• **ASSIGNMENT**
Look at each line of the listing. Copy those that hold the string "csrc".

• **PROVIDED RECORDS**
▬▬▬
# dhruvmetha/rapid-locomotion-rl

Hardware: AMD Instinct MI355X
Metric: env-steps/sec, 4096 Mini Cheetah envs, 1/2/4/8 MI355X; PPO iters/sec (higher is better)
Workload: dtype f32; 1 GPU; 4096 Mini Cheetah envs flat terrain (4096 per GPU), PPO teacher policy (BASELINE configs[1]); envs_per_gpu=4096, global_envs=4096, global_batch_env_steps_per_iter=98304, parallelism=dp1, world_size=1, policy=ActorCritic 42/18/630->12, random init; teacher PPO + student adaptation update

## Files before the change

### rapid-locomotion-rl_amd/csrc/lrl_gemm.h

```cpp
#pragma once
#include <stdint.h>

#ifdef __HIPCC__
#define LRL_GHD __host__ __device__
#else
#define LRL_GHD
#endif

namespace lrl {

enum GemmEpi : int {
  EPI_STORE = 0,
  EPI_BIAS = 1,
  EPI_BIAS_ELU = 2,
  EPI_DELU = 3,
  EPI_PARTIAL = 4,
  EPI_BIAS_TANH = 5,
  EPI_DTANH = 6,
};

struct GemmP {
  const float* A;
  const float* B;
  float* C;
  const float* bias;
  const float* aux;
  const int64_t* a_rows;
  const int64_t* b_rows;
  float* bias_part;
  int M, N, K;
  int splits, kps;
  int avec, bvec;
  int groups;
  int64_t lda, ldb, ldc, ld_aux;
  int64_t ga, gb, gc, gbias, gaux;
  int64_t part_stride;
  const uint16_t* bpl;
  int64_t bpl_ld, bpl_ps, gbp;
};

struct PlaneJob {
  const float* W;
  int64_t ldw, gsrc;
  int rows, cols, trans, groups;
  uint16_t* dst;
};
constexpr int MAX_PLANE_JOBS = 8;
LRL_GHD inline int plane_kp(const PlaneJob& j) { return ((j.trans ? j.rows : j.cols) + 15) / 16 * 16; }
LRL_GHD inline int plane_n(const PlaneJob& j) { return j.trans ? j.cols : j.rows; }
LRL_GHD inline int64_t plane_elems(const PlaneJob& j) { return 3ll * j.groups * plane_n(j) * plane_kp(j); }
int x6_planes_launch(const PlaneJob* jobs, int n, void* stream);
bool gemm_x6p_enabled();
inline void gemm_use_planes(GemmP& p, const PlaneJob& j) {
  p.bpl = j.dst;
  p.bpl_ld = plane_kp(j);
  p.gbp = (int64_t)plane_n(j) * plane_kp(j);
  p.bpl_ps = p.gbp * j.groups;
}

enum GemmLayout : int { GEMM_NT = 0, GEMM_NN = 2, GEMM_TN = 3 };

int gemm_launch(const GemmP& p, int layout, int epi, int groups, void* stream);

struct GemmJob {
  GemmP p;
  int layout, epi, groups;
};
constexpr int MAX_MULTI_JOBS = 3;
int gemm_launch_multi(const GemmJob* jobs, int n, void* stream);

enum GemmFamily : int {
  FAM_NONE = 0, FAM_X6P = 1, FAM_X6T = 2, FAM_X6 = 3, FAM_X6D = 4, FAM_GLDS = 5, FAM_GLDS32 = 6, FAM_GLDS_TN = 7,
  FAM_THIN16 = 8, FAM_THIN32 = 9, FAM_STAGED = 10,
};
constexpr int gemm_path_id(int family, int bm, int bn, bool interior) {
  return family | (bm << 8) | (bn << 16) | (interior ? 1 << 24 : 0);
}
int gemm_last_path();

int gemm_pick_splits(int M, int N, int K, int groups);

bool gemm_x6_enabled();
constexpr int X6_MIN_M = 64;

#ifdef __HIPCC__
typedef float f32x16 __attribute__((ext_vector_type(16)));
typedef short bf16x8_t __attribute__((ext_vector_type(8)));
constexpr int XBK = 16;

__device__ __forceinline__ float elu_f(float x) { return x > 0.f ? x : expm1f(x); }
__device__ __forceinline__ float tanh_f(float x) { return tanhf(x); }
__host__ __device__ constexpr bool epi_bias(int e) { return e == EPI_BIAS || e == EPI_BIAS_ELU || e == EPI_BIAS_TANH; }
__host__ __device__ constexpr bool epi_aux(int e) { return e == EPI_DELU || e == EPI_DTANH; }
template <int EPI>
__device__ __forceinline__ float epi_apply(float v, float bj, float x) {
  if constexpr (EPI == EPI_BIAS) return v + bj;
  else if constexpr (EPI == EPI_BIAS_ELU) return elu_f(v + bj);
  else if constexpr (EPI == EPI_BIAS_TANH) return tanh_f(v + bj);
  else if constexpr (EPI == EPI_DELU) return x > 0.f ? v : v * (x + 1.f);
  else if constexpr (EPI == EPI_DTANH) return v * (1.f - x * x);
  else return v;
}

__device__ __forceinline__ uint32_t x6_hi_pair(uint32_t u0, uint32_t u1) {
  return __builtin_amdgcn_perm(u1, u0, 0x07060302u);
}
__device__ __forceinline__ void x6_split2(float x0, float x1, uint32_t& h, uint32_t& m, uint32_t& l) {
  uint32_t u0 = __float_as_uint(x0), u1 = __float_as_uint(x1);
  h = x6_hi_pair(u0, u1);
  float r0 = x0 - __uint_as_float(u0 & 0xffff0000u), r1 = x1 - __uint_as_float(u1 & 0xffff0000u);
  u0 = __float_as_uint(r0);
  u1 = __float_as_uint(r1);
  m = x6_hi_pair(u0, u1);
  r0 = r0 - __uint_as_float(u0 & 0xffff0000u);
  r1 = r1 - __uint_as_float(u1 & 0xffff0000u);
  l = x6_hi_pair(__float_as_uint(r0), __float_as_uint(r1));
}
__device__ __forceinline__ int x6_off(int r, int c) { return r * XBK + 8 * (c ^ ((r >> 3) & 1)); }

__device__ __forceinline__ f32x16 x6_mma(const bf16x8_t (&a)[3], const bf16x8_t (&b)[3], f32x16 c) {
  c = __builtin_amdgcn_mfma_f32_32x32x16_bf16(a[2], b[0], c, 0, 0, 0);
  c = __builtin_amdgcn_mfma_f32_32x32x16_bf16(a[1], b[1], c, 0, 0, 0);
  c = __builtin_amdgcn_mfma_f32_32x32x16_bf16(a[0], b[2], c, 0, 0, 0);
  c = __builtin_amdgcn_mfma_f32_32x32x16_bf16(a[1], b[0], c, 0, 0, 0);
  c = __builtin_amdgcn_mfma_f32_32x32x16_bf16(a[0], b[1], c, 0, 0, 0);
  c = __builtin_amdgcn_mfma_f32_32x32x16_bf16(a[0], b[0], c, 0, 0, 0);
  return c;
}
#endif

}
```

### rapid-locomotion-rl_amd/csrc/lrl_ppo.hip

```cpp
#include <hip/hip_runtime.h>
#include <math.h>
#include <stdint.h>
#include <stdlib.h>
#include <string.h>

#include <algorithm>
#include <initializer_list>
#include <mutex>
#include <vector>

#include "../../include/lrl.h"
#include "../../include/lrl_philox.h"
#include "lrl_gemm.h"
#include "lrl_launch.h"

namespace lrl {

constexpr float LOG_SQRT_2PI = 0.91893853320467274178f;
constexpr int HEAD_ROWS = 32;
constexpr int HEAD_THREADS = 256;
constexpr int HEAD_W = 128;
constexpr int MAX_ACT = 16;
constexpr int HEAD_NA = 12;
constexpr int MAX_LAT = 32;

__device__ __forceinline__ float delu(float h) { return h > 0.f ? 1.f : h + 1.f; }

constexpr int PREP_R = 4;
__global__ void ppo_prep_kernel(const float* __restrict__ obs, const int64_t* __restrict__ rows, int B, int no,
                                int xs, float* __restrict__ X) {
  const int64_t i = (int64_t)blockIdx.x * blockDim.x + threadIdx.x;
  const int64_t ng = ((int64_t)B + PREP_R - 1) / PREP_R;
  if (i >= ng * xs) return;
  const int g = (int)(i / xs), c = (int)(i - (int64_t)g * xs);
  int64_t src[PREP_R];
  float v[PREP_R];
#pragma unroll
  for (int u = 0; u < PREP_R; ++u) {
    const int b = g * PREP_R + u;
    src[u] = b < B ? (rows ? rows[b] : (int64_t)b) : -1;
  }
#pragma unroll
  for (int u = 0; u < PREP_R; ++u) v[u] = (c < no && src[u] >= 0) ? obs[src[u] * no + c] : 0.f;
#pragma unroll
  for (int u = 0; u < PREP_R; ++u) {
    const int b = g * PREP_R + u;
    if (b < B) X[(int64_t)b * xs + c] = v[u];
  }
}

inline unsigned prep_blocks(int64_t rows, int xs) {
  return (unsigned)((((rows + PREP_R - 1) / PREP_R) * xs + 255) / 256);
}

struct HeadArgs {
  const float* h3;
  float* dh3;
  const float *w4a, *b4a, *w4c, *b4c, *stdv;
  const float *actions, *old_mu, *old_sigma, *tv, *ret, *adv, *old_logp;
  const int64_t* rows;
  int B, na;
  float clip, ent_coef, vcoef;
  int clipped_value;
  float* part;
  int part_len;
};

__host__ __device__ constexpr int hp_w4a(int) { return 0; }
__host__ __device__ constexpr int hp_b4a(int na) { return na * HEAD_W; }
__host__ __device__ constexpr int hp_w4c(int na) { return na * HEAD_W + na; }
__host__ __device__ constexpr int hp_b4c(int na) { return na * HEAD_W + na + HEAD_W; }
__host__ __device__ constexpr int hp_std(int na) { return na * HEAD_W + na + HEAD_W + 1; }
__host__ __device__ constexpr int hp_kl(int na) { return na * HEAD_W + na + HEAD_W + 1 + na; }
__host__ __device__ constexpr int hp_len(int na) { return hp_kl(na) + 3; }
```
▬▬▬
• **ANSWER AREA**
### rapid-locomotion-rl_amd/csrc/lrl_gemm.h
### rapid-locomotion-rl_amd/csrc/lrl_ppo.hip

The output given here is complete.